She already had the turquoises, and with a jerk of her left hand she freed it and threw them after the rest. The necklace caught the handrail as it fell, and Markin made a vain spring to save it. He turned and stared at Laura, who stood fighting the greatest puissance of feeling she had known, looking at the pearls. As he stared, she kissed them twice, and then, leaning over the ship's side, let them slowly slide out of her fingers and fall, into the waves below. The moonlight gave them a divine gleam as they fell. She turned to Markin with tears in her eyes. "Now," she faltered, "I can be happy again. But not to-night."


CHAPTER XXVIII.

While the _Coromandel_ was throbbing out her regulation number of knots toward Colombo, October was passing over Bengal. It went with lethargy, the rains were too close on its heels; but at the end of the long hot days, when the resplendent sun struck down on the glossy trees and the over-lush Maidan, there often stole through Calcutta a breath of the coming respite of December. The blue smoke of the people's cooking fires began to hang again in the streets, the pungent smell of it was pleasant in the still air. The south wind turned back at the Sunder-bunds; instead of it, one met around corners a sudden crispness that stayed just long enough to be recognised and melted damply away. A week might have two or three of such promises and foretastes.

Hilda Howe, approaching the end of her probation at the Baker Institution, threw the dormitory window wide to them, went out to seek them. They brought her a new stirring of vitality, something deep within her leaped up responding to the voucher the evenings brought that presently they would bring something new and different. She vibrated to an irrepressible pulse of accord with that: it made her hand strong and her brain clear for the unimportant matters that remained within the scope of the monotonous moment. Her spirits gained an enviable lightness, she began again to see beautiful, touching things in the life that carried her on with it.

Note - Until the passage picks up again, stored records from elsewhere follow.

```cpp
int conv_wr_ep(const ClimsrConvDesc* d, const ClimsrEpilogue* ep, bool bias) {
  const bool res = ep->res1 != nullptr;
  int epk = -1;
  if (ep->out_mode == 0 && !res && ep->act >= 0 && ep->act <= 2) epk = ep->ch_part ? 4 : 0;
  else if (ep->out_mode == 0 && res && ep->act == 0 && !(ep->res_f32 & 1)) epk = 1;
  else if (ep->out_mode == 0 && res && (ep->act == 3 || ep->act == 4) && !bias && !(ep->res_f32 & 1)) epk = 2;
  else if (ep->out_mode == 1 && !res && ep->act >= 0 && ep->act <= 2) epk = 3;
  const long opx = (long)d->n * d->out_h * d->out_w;
  if (epk < 0 || (ep->ch_part && epk != 3 && epk != 4) || d->in_c != 64 || d->out_c != 64 || d->cc != 64 || d->ks != 3 || d->stride != 1 ||
      d->pad != 1 || (d->up != 1 && d->up != 2) || d->out_h != d->in_h * d->up || d->out_w != d->in_w * d->up ||
      d->in_cstride % 8 || d->in_coff % 8 || (d->out_cstride | d->out_coff) & 3 || ep->down2 || ep->res2 || ep->aux ||
      ep->bn_part || (res && ((ep->res1_cstride | ep->res1_coff) & 3)) ||
      (long)d->n * d->in_h * d->in_w * d->in_cstride * 2 >= (1L << 31) ||
      opx * d->out_cstride * (epk == 3 ? 4 : 2) >= (1L << 31) || (res && opx * ep->res1_cstride * 2 >= (1L << 31)) ||
      (long)ceil_div(d->out_w, WR_TC) * ceil_div(d->out_h, WR_TR) * d->n * 256 >= (1L << 31))
    return -1;
  return epk;
}

int conv_wr_tiles_per_image(const ClimsrConvDesc* d) { return ceil_div(d->out_w, WR_TC) * ceil_div(d->out_h, WR_TR); }

int conv_wr_launch(int epk, const ClimsrConvDesc* d, const ClimsrEpilogue* ep, const uint16_t* x, const uint16_t* wpk, int kpk,
                   const float* bias, void* y, hipStream_t s) {
  const bool res = ep->res1 != nullptr;
  const long opx = (long)d->n * d->out_h * d->out_w;
  WrArgs a;
  a.x = x; a.w = wpk; a.bias = bias; a.y = (uint16_t*)y; a.res1 = (const uint16_t*)ep->res1; a.ch_part = ep->ch_part;
  a.n = d->n; a.in_h = d->in_h; a.in_w = d->in_w; a.in_cs = d->in_cstride; a.in_co = d->in_coff; a.up = d->up;
  a.out_h = d->out_h; a.out_w = d->out_w; a.out_cs = d->out_cstride; a.out_co = d->out_coff; a.kpk = kpk;
  a.act = ep->act; a.slope = ep->slope; a.alpha1 = ep->alpha1; a.beta1 = ep->beta1;
  a.r1_cs = ep->res1_cstride; a.r1_co = ep->res1_coff;
  a.tiles_x = ceil_div(d->out_w, WR_TC); a.tiles_y = ceil_div(d->out_h, WR_TR);
  a.ntiles = a.tiles_x * a.tiles_y * d->n;
  a.x_bytes = (uint32_t)((long)d->n * d->in_h * d->in_w * d->in_cstride * 2);
  a.y_bytes = (uint32_t)(opx * d->out_cstride * (epk == 3 ? 4 : 2));
  a.r1_bytes = res ? (uint32_t)(opx * ep->res1_cstride * 2) : 0u;
  const int ncu = device_cus();
  const int grid = std::min(ceil_div(a.ntiles, 4), ncu);
  void (*k)(WrArgs) = nullptr;
#define WR_ACT3(E) (a.act == 1 ? conv_wr_kernel<E, 1> : a.act == 2 ? conv_wr_kernel<E, 2> : conv_wr_kernel<E, 0>)
  switch (epk) {
    case 0: k = WR_ACT3(0); break;
    case 1: k = conv_wr_kernel<1, 0>; break;
    case 2: k = a.act == 3 ? conv_wr_kernel<2, 3> : conv_wr_kernel<2, 4>; break;
    case 3: k = WR_ACT3(3); break;
    default: k = WR_ACT3(4); break;
  }
#undef WR_ACT3
  const int lds = (epk == 3 || epk == 4) ? WR_LDS_ALL : WR_LDS;
  if (int e = lds_opt_in((const void*)k, WR_LDS_ALL)) return e;
  hipLaunchKernelGGL(k, dim3(grid), dim3(256), lds, s, a);
  return check_launch("conv2d_fwd (wr)");
}

}
```

### climate-super-resolution_amd/losses/perceptual.py

```python
from typing import List

import numpy as np
import torch
import torch.nn as nn

from .. import ops
from ..core.init import init_state, spec_from_shapes
from ..ops import ACT_NONE, ACT_RELU, ConvPlan, OUT_BF16

VGG19_E = [64, 64, "M", 128, 128, "M", 256, 256, 256, 256, "M", 512, 512, 512, 512, "M", 512, 512, 512, 512, "M"]


def _vgg19_features_35() -> nn.Sequential:
    layers: List[nn.Module] = []
    cin = 3
    for v in VGG19_E:
        if v == "M":
            layers.append(nn.MaxPool2d(kernel_size=2, stride=2))
        else:
            layers += [nn.Conv2d(cin, v, kernel_size=3, padding=1), nn.ReLU(inplace=True)]
            cin = v
    return nn.Sequential(*layers[:35])


class PerceptualLoss(nn.Module):

    def __init__(self, deterministic_init: bool = True):
        super().__init__()
        loss_network = _vgg19_features_35().eval()
        if deterministic_init:
            shapes = {k: tuple(v.shape) for k, v in loss_network.state_dict().items()}
            st = init_state(spec_from_shapes({"loss_network." + k: s for k, s in shapes.items()}), gain=float(np.sqrt(6.0)))
            loss_network.load_state_dict({k[len("loss_network."):]: torch.from_numpy(np.asarray(v)) for k, v in st.items()})
        for param in loss_network.parameters():
            param.requires_grad = False
        self.loss_network = loss_network
        self._plans = None
        self._dev = None

    def _build(self, dev):
        plans = []
        mods = list(self.loss_network)
        for i, m in enumerate(mods):
            if isinstance(m, nn.Conv2d):
                relu = i + 1 < len(mods) and isinstance(mods[i + 1], nn.ReLU)
                pool = i + 2 < len(mods) and isinstance(mods[i + 2], nn.MaxPool2d)
                p = ConvPlan(m.in_channels, m.out_channels, 3, 1, 1, f"loss_network.{i}")
                w = m.weight.detach().contiguous().float()
                b = m.bias.detach().contiguous().float()
                p.bind(w, b, need_t=False)
                p.pack()
                plans.append((p, relu, pool))
        self._plans = plans
        self._dev = dev
        self._version = sum(int(p.weight._version) for p, _r, _q in plans)

    def features(self, x3: torch.Tensor, n: int, h: int, w: int) -> torch.Tensor:
        a, cs = x3, 8
        for p, relu, pool in self._plans:
            y = torch.empty((n, h, w, p.cout), dtype=torch.bfloat16, device=x3.device)
            p.fwd(a, cs, 0, h, w, y, p.cout, 0, n, act=ACT_RELU if relu else ACT_NONE, out_mode=OUT_BF16)
            a, cs = y, p.cout
            if pool:
                h2, w2 = h // 2, w // 2
                yp = torch.empty((n, h2, w2, cs), dtype=torch.bfloat16, device=x3.device)
                ops.maxpool2(a, n, h, w, cs, yp)
                a, h, w = yp, h2, w2
        return a

    @torch.no_grad()
    def forward(self, fake_high_resolution, high_resolution):
        a, b = fake_high_resolution, high_resolution
        if not a.is_cuda:
            raise RuntimeError("climsr_amd.PerceptualLoss runs on the GPU only (no CPU fallback)")
# ... 15 lines not shown
```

She explained to Stephen Arnold that she was immensely happy at having passed the last of her nursing examinations.

"I hardly dare ask you," he said, "what you are going to do now."

He looked furtive and anxious; she saw that he did.

"I hardly dare ask myself," she answered, and was immediately conscious that for the first time in the history of their relations she had spoken to him that which was expedient.

"I hope the Sisters are not trying to influence you," he said firmly.

"Fancy!" she cried irrelevantly. "I heard the other day that Sister Ann Frances had described me as the pride of the Baker Institution!" She laughed with delight at the humour of it, and he smiled too. When she laughed he seemed nearly always now to have confidence enough to smile too.

"You might ask for another six months."

"Heavens, no! No--I shall make up my mind."

"Then you may go away," Arnold said. They were standing at the crossing of the wide red road from which they would go in different directions. She saw that the question was momentous to him. She also saw how curiously the sun sallowed him and how many more hollows he had in his face than most people. She had a pathetic impression of the figure he made, in his dusty gown and shoes. "God's wayfarer," she murmured.

"Come too," she said aloud. "Come and be a Clarke Brother where the climatic conditions suit you better. The world wants Clarke Brothers everywhere."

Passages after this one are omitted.